Only one stretch of the records below should be repeated. It starts with the line containing "const long tiles = (d->M / 128)" and goes on through the line containing "TG_CHECK(!d->geglu || bt", exactly as written.

> _Task material_
▼
inline int pp_mode() {
  const char* e = getenv("TG_PP");
  return e ? (int)strtol(e, nullptr, 0) : 15;
}
inline bool pp_eligible(const tg_gemm_desc* d) {
  if (d->mode != 0 || d->a1 != nullptr || d->force_split_k > 1 || d->a_coef != nullptr) return false;
  if (d->M % 256 != 0 || d->N % 256 != 0 || d->K % 64 != 0 || d->K < 128) return false;
  if (d->n_split > 0 && (d->n_split % 64 != 0 || d->rows_per_batch <= 0 || (d->M / d->rows_per_batch) * (d->N - d->n_split) * d->ldt >= (1LL << 31))) return false;
  if (d->ln_u != nullptr && d->ln_rows == nullptr) return false;
  if (d->geglu && d->n_split > 0) return false;
  auto al16 = [](const void* q) { return (reinterpret_cast<uintptr_t>(q) & 15) == 0; };
  const long lda = d->lda > 0 ? d->lda : d->c0, ldw = d->ldw > 0 ? d->ldw : d->K;
  if (!(al16(d->a0) && al16(d->w) && al16(d->out) && al16(d->bias) && al16(d->bvec) && al16(d->res)) || lda % 8 != 0 || ldw % 8 != 0 || d->ldc % 8 != 0) return false;
  if ((d->bvec != nullptr && d->ldbvec % 8 != 0) || (d->res != nullptr && d->ldres % 8 != 0)) return false;
  if (d->a_rows_per_batch > 0 && d->a_batch_stride % 8 != 0) return false;
  return true;
}
inline bool pp_selected(const tg_gemm_desc* d) {
  if (d->force_tile == 24) return pp_eligible(d);
  if (d->force_tile != 0 || !pp_eligible(d)) return false;
  const int mode = pp_mode();
  if (d->ln_u != nullptr ? !(mode & 4) : (d->geglu ? !(mode & 1) : !(mode & 2))) return false;
  const long tiles = (d->M / 256) * (d->N / 256);
  const double eff = (double)tiles / (double)(((tiles + 255) / 256) * 256);
  return tiles >= 192 && eff >= 0.6 && d->K >= 640;
}

inline bool pp160_eligible(const tg_gemm_desc* d) {
  if (d->mode != 0 || d->a1 != nullptr || d->force_split_k > 1 || d->a_coef != nullptr || d->geglu) return false;
  if (d->M % 256 != 0 || d->N % 160 != 0 || d->K % 64 != 0 || d->K < 128) return false;
  if (d->n_split > 0 && (d->n_split % 80 != 0 || d->rows_per_batch <= 0 || (d->M / d->rows_per_batch) * (d->N - d->n_split) * d->ldt >= (1LL << 31))) return false;
  if (d->ln_u != nullptr && d->ln_rows == nullptr) return false;
  auto al16 = [](const void* q) { return (reinterpret_cast<uintptr_t>(q) & 15) == 0; };
  const long lda = d->lda > 0 ? d->lda : d->c0, ldw = d->ldw > 0 ? d->ldw : d->K;
  if (!(al16(d->a0) && al16(d->w) && al16(d->out) && al16(d->bias) && al16(d->bvec) && al16(d->res)) || lda % 8 != 0 || ldw % 8 != 0 || d->ldc % 8 != 0) return false;
  if ((d->bvec != nullptr && d->ldbvec % 8 != 0) || (d->res != nullptr && d->ldres % 8 != 0)) return false;
  if (d->a_rows_per_batch > 0 && d->a_batch_stride % 8 != 0) return false;
  return true;
}
inline bool pp160_selected(const tg_gemm_desc* d) {
  if (d->force_tile == 25) return pp160_eligible(d);
  if (d->force_tile != 0 || !pp160_eligible(d) || !(pp_mode() & 8)) return false;
  if (d->ln_u != nullptr && !(pp_mode() & 4)) return false;
  const long tiles = (d->M / 256) * (d->N / 160);
  const double eff = (double)tiles / (double)(((tiles + 255) / 256) * 256);
  return tiles >= 192 && eff >= 0.74 && d->K >= 640;
}

inline int ln_t160_of(const tg_gemm_desc* d) {
  if (!(t160_mode() & 2) || d->geglu || d->N % 160 != 0 || d->M % 128 != 0 || d->K % 64 != 0 || d->n_split > 0) return 0;
  const long t128 = (d->M / 128) * ((d->N + 127) / 128), s128 = d->K <= 640 ? 768 : 512;
  const long t160 = (d->M / 128) * (d->N / 160);
  const double eff128 = (double)t128 / (double)(((t128 + s128 - 1) / s128) * s128);
  const double e256 = (double)t160 / (double)(((t160 + 255) / 256) * 256), e512 = (double)t160 / (double)(((t160 + 511) / 512) * 512);
  const bool one_per_cu = e256 > e512 + 1e-9;
  const double eff160 = one_per_cu ? e256 : e512;
  if (t160 < 192 || eff160 < eff128 + 0.05) return 0;
  return one_per_cu ? 160 : 161;
}

inline bool epi_lds_of(const tg_gemm_desc* d) {
  auto al16 = [](const void* q) { return (reinterpret_cast<uintptr_t>(q) & 15) == 0; };
  return d->N % 8 == 0 && d->ldc % 8 == 0 && al16(d->out) && al16(d->bias) && al16(d->bvec) && al16(d->res) &&
         (d->bvec == nullptr || d->ldbvec % 8 == 0) && (d->res == nullptr || d->ldres % 8 == 0) && (d->n_split == 0 || d->n_split % 64 == 0);
}

inline int gn_partial_blocks_of(const tg_gemm_desc* d) {
  if (d->out_gn_groups <= 0 || d->N % d->out_gn_groups != 0 || 80 % (d->N / d->out_gn_groups) != 0) return 0;
  if (slab_splits_of(d) != 1) return 0;
  int pw = 0, np = 1;
  bool patch = false;
  if (!slab_geometry(d, &pw, &np, &patch) || patch || np != 1) return 0;
  if (!tg_conv_slab_is_pp(d, 0, 1, epi_lds_of(d))) return 0;
  const long hw = (long)d->out_h * d->out_w;
  if (hw % 64 != 0) return 0;
  return (int)(hw / 64);
}

template <typename T>
int launch_gemm(const tg_gemm_desc* d, hipStream_t st) {
  Plan pl = make_plan(d);
  GemmParams p{};
  p.a0 = d->a0; p.a1 = d->a1; p.c0 = d->c0; p.c1 = d->a1 ? d->c1 : 0;
  p.in_h = d->in_h; p.in_w = d->in_w; p.out_h = d->out_h; p.out_w = d->out_w;
  p.stride = d->stride; p.upsample = d->upsample; p.pad_lo = d->pad_mode == 1 ? 0 : 1;
  p.w = d->w; p.M = d->M; p.N = d->N; p.K = d->K;
  p.bias = d->bias; p.bvec = d->bvec; p.ldbvec = d->ldbvec;
  p.rows_per_batch = d->rows_per_batch > 0 ? d->rows_per_batch : d->M;
  p.res = d->res; p.ldres = d->ldres; p.act = d->act; p.geglu = d->geglu; p.out_scale = d->out_scale;
  p.out = d->out; p.ldc = d->ldc; p.n_split = d->n_split; p.out_t = d->out_t; p.ldt = d->ldt;
  p.ws = reinterpret_cast<float*>(d->workspace);
  p.full_tiles = pl.full; p.tail_s = pl.s; p.kt_per_split = pl.kps; p.tiles_n = (int)pl.tiles_n;
  p.tile_bm = kTiles[pl.tile].bm; p.tile_bn = kTiles[pl.tile].bn;
  p.a_rpb = d->mode == 0 ? d->a_rows_per_batch : 0; p.a_bs = d->a_batch_stride;
  p.lda = d->lda > 0 ? d->lda : p.c0; p.ldw = d->ldw > 0 ? d->ldw : d->K;
  {
    const char* e = getenv("TG_GEMM_FLAGS");
    p.flags = e ? (int)strtol(e, nullptr, 0) : 0;
  }
  p.a_coef = d->a_coef; p.a_silu = d->a_silu;
  p.patch_pwl = 0; p.patch_np = 1;
  p.ln_u = d->ln_u; p.ln_v = d->ln_v; p.ln_eps = d->ln_eps; p.ln_rows = d->ln_rows;
  p.epi_lds = epi_lds_of(d);
  p.gn_part = d->out_gn_partials; p.gn_cpg = d->out_gn_partials ? (int)(d->N / d->out_gn_groups) : 0;
  TG_CHECK(d->out_gn_partials == nullptr || gn_partial_blocks_of(d) > 0, TG_ERR_UNSUPPORTED,
           "tg_gemm: out_gn_partials needs an unsplit stride-1 conv on the two-wave slab kernel with 80 %% (N / groups) == 0 (ask tg_gemm_gn_partial_blocks)");
  if (pp_selected(d)) return tg_gemm_pp_launch(d, &p, st);
  if (pp160_selected(d)) return tg_gemm_pp160_launch(d, &p, st);
  TG_CHECK(d->force_tile != 25, TG_ERR_UNSUPPORTED, "tg_gemm: force_tile 25 (ping-pong 256 x 160 tiles) needs a plain single-source GEMM with M %% 256 == 0, N %% 160 == 0, K %% 64 == 0, 16-byte aligned operands and no GEGLU");
  TG_CHECK(d->force_tile != 24, TG_ERR_UNSUPPORTED, "tg_gemm: force_tile 24 (ping-pong 256 x 256 tiles) needs a plain single-source GEMM with M %% 256 == 0, N %% 256 == 0, K %% 64 == 0 and 16-byte aligned operands");
  if (d->ln_u != nullptr) {
    const int t160 = ln_t160_of(d);
    const int bn = t160 ? 160 : 128;
    const long tiles = ((d->M + 127) / 128) * ((d->N + bn - 1) / bn);
    p.full_tiles = (int)tiles; p.tail_s = 1; p.tiles_n = (int)((d->N + bn - 1) / bn); p.tile_bm = 128; p.tile_bn = bn;
    p.kt_per_split = 0;
    return tg_gemm_ln_launch(d, &p, t160 ? t160 : (d->K <= 640 ? 1 : 0), (int)tiles, st);
  }
  if (const int sp = slab_splits_of(d); sp > 0) {
    const long tiles = (d->M / 128) * (d->N / 320);
    if (sp > 1) {
      const int64_t need = tiles * sp * 128 * 320 * 4;
      TG_CHECK(d->workspace != nullptr && d->workspace_bytes >= need, TG_ERR_ARG, "tg_gemm conv: the K split needs %lld workspace bytes, got %lld",
               (long long)need, (long long)d->workspace_bytes);
    }
    {
      int pw = 0, np = 1;
      bool patch = false;
      slab_geometry(d, &pw, &np, &patch);
      p.patch_np = np;
      if (patch) { int l = 0; while ((1 << l) < pw) ++l; p.patch_pwl = l; }
    }
    int rc = tg_conv_slab_launch(d, &p, sp, st);
    if (rc != TG_OK || sp == 1) return rc;
    p.tiles_n = (int)(d->N / 320); p.full_tiles = 0; p.tail_s = sp; p.tile_bm = 128; p.tile_bn = 320;
    Plan rp = pl;
    rp.tail = (int)tiles; rp.s = sp;
    return launch_reduce<T>(p, rp, st);
  }
  TG_CHECK(d->a_coef == nullptr, TG_ERR_UNSUPPORTED, "tg_gemm: a_coef (GroupNorm prologue) needs a problem the slab conv kernel takes (tg_gemm_plan kernel_kind 4)");
  {
    const int64_t need = plan_workspace_bytes(pl);
    TG_CHECK(need == 0 || (d->workspace != nullptr && d->workspace_bytes >= need), TG_ERR_ARG,
             "tg_gemm: the K-split tail needs %lld workspace bytes, got %lld", (long long)need, (long long)d->workspace_bytes);
  }
  if (const int bt = bt_tile_of(d); bt >= 0) {
    TG_CHECK(d->lda <= 0 && d->ldw <= 0, TG_ERR_UNSUPPORTED, "tg_gemm: lda / ldw are taken by the 128 x 128 / 128 x 160 plain kernels only");
    TG_CHECK(!d->geglu || bt == 2, TG_ERR_ARG, "tg_gemm: the GEGLU epilogue needs the 256 x 256 big tile (force_tile 10)");
    TG_CHECK(d->n_split <= 0 || d->n_split % 128 == 0, TG_ERR_ARG, "tg_gemm: the big tile needs n_split on a wave-tile boundary");
    return tg_gemm_bt_launch(d, &p, bt, st);
  }
  if (pl.halo) {
    const int rc = tg_conv_halo_launch(d, &p, pl.full + pl.tail * pl.s, st);
    if (rc != TG_OK) return rc;
    return launch_reduce<T>(p, pl, st);
  }
  switch (pl.tile) {
    case 0: return launch_cfg2<T, 128, 128, 2, 2, 2>(d, p, pl, st);
    case 1: return launch_cfg2<T, 64, 64, 2, 2, 3>(d, p, pl, st);
    case 2: return launch_cfg2<T, 128, 64, 4, 1, 3>(d, p, pl, st);
    case 3: return launch_cfg2<T, 64, 128, 1, 4, 3>(d, p, pl, st);
    case 4: return launch_cfg2<T, 128, 128, 2, 2, 3>(d, p, pl, st);
    case 6: return launch_cfg2<T, 128, 128, 2, 2, 3, 32>(d, p, pl, st);
    case 7: case 8: case 9: {
      TG_CHECK(d->mode == 0 && !d->geglu && d->act == TG_ACT_NONE, TG_ERR_ARG, "tg_gemm: the 128 x 160 tiles take plain GEMMs with a linear epilogue");
      const int rc = tg_gemm_t160_launch(d, &p, pl.tile - 7, pl.full + pl.tail * pl.s, st);
      if (rc != TG_OK) return rc;
      return launch_reduce<T>(p, pl, st);
    }
    default: return launch_cfg2<T, 256, 256, 2, 4, 2>(d, p, pl, st);
  }
}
▲
> _Answer section_
    const long tiles = (d->M / 128) * (d->N / 320);
    if (sp > 1) {
      const int64_t need = tiles * sp * 128 * 320 * 4;
      TG_CHECK(d->workspace != nullptr && d->workspace_bytes >= need, TG_ERR_ARG, "tg_gemm conv: the K split needs %lld workspace bytes, got %lld",
               (long long)need, (long long)d->workspace_bytes);
    }
    {
      int pw = 0, np = 1;
      bool patch = false;
      slab_geometry(d, &pw, &np, &patch);
      p.patch_np = np;
      if (patch) { int l = 0; while ((1 << l) < pw) ++l; p.patch_pwl = l; }
    }
    int rc = tg_conv_slab_launch(d, &p, sp, st);
    if (rc != TG_OK || sp == 1) return rc;
    p.tiles_n = (int)(d->N / 320); p.full_tiles = 0; p.tail_s = sp; p.tile_bm = 128; p.tile_bn = 320;
    Plan rp = pl;
    rp.tail = (int)tiles; rp.s = sp;
    return launch_reduce<T>(p, rp, st);
  }
  TG_CHECK(d->a_coef == nullptr, TG_ERR_UNSUPPORTED, "tg_gemm: a_coef (GroupNorm prologue) needs a problem the slab conv kernel takes (tg_gemm_plan kernel_kind 4)");
  {
    const int64_t need = plan_workspace_bytes(pl);
    TG_CHECK(need == 0 || (d->workspace != nullptr && d->workspace_bytes >= need), TG_ERR_ARG,
             "tg_gemm: the K-split tail needs %lld workspace bytes, got %lld", (long long)need, (long long)d->workspace_bytes);
  }
  if (const int bt = bt_tile_of(d); bt >= 0) {
    TG_CHECK(d->lda <= 0 && d->ldw <= 0, TG_ERR_UNSUPPORTED, "tg_gemm: lda / ldw are taken by the 128 x 128 / 128 x 160 plain kernels only");
    TG_CHECK(!d->geglu || bt == 2, TG_ERR_ARG, "tg_gemm: the GEGLU epilogue needs the 256 x 256 big tile (force_tile 10)");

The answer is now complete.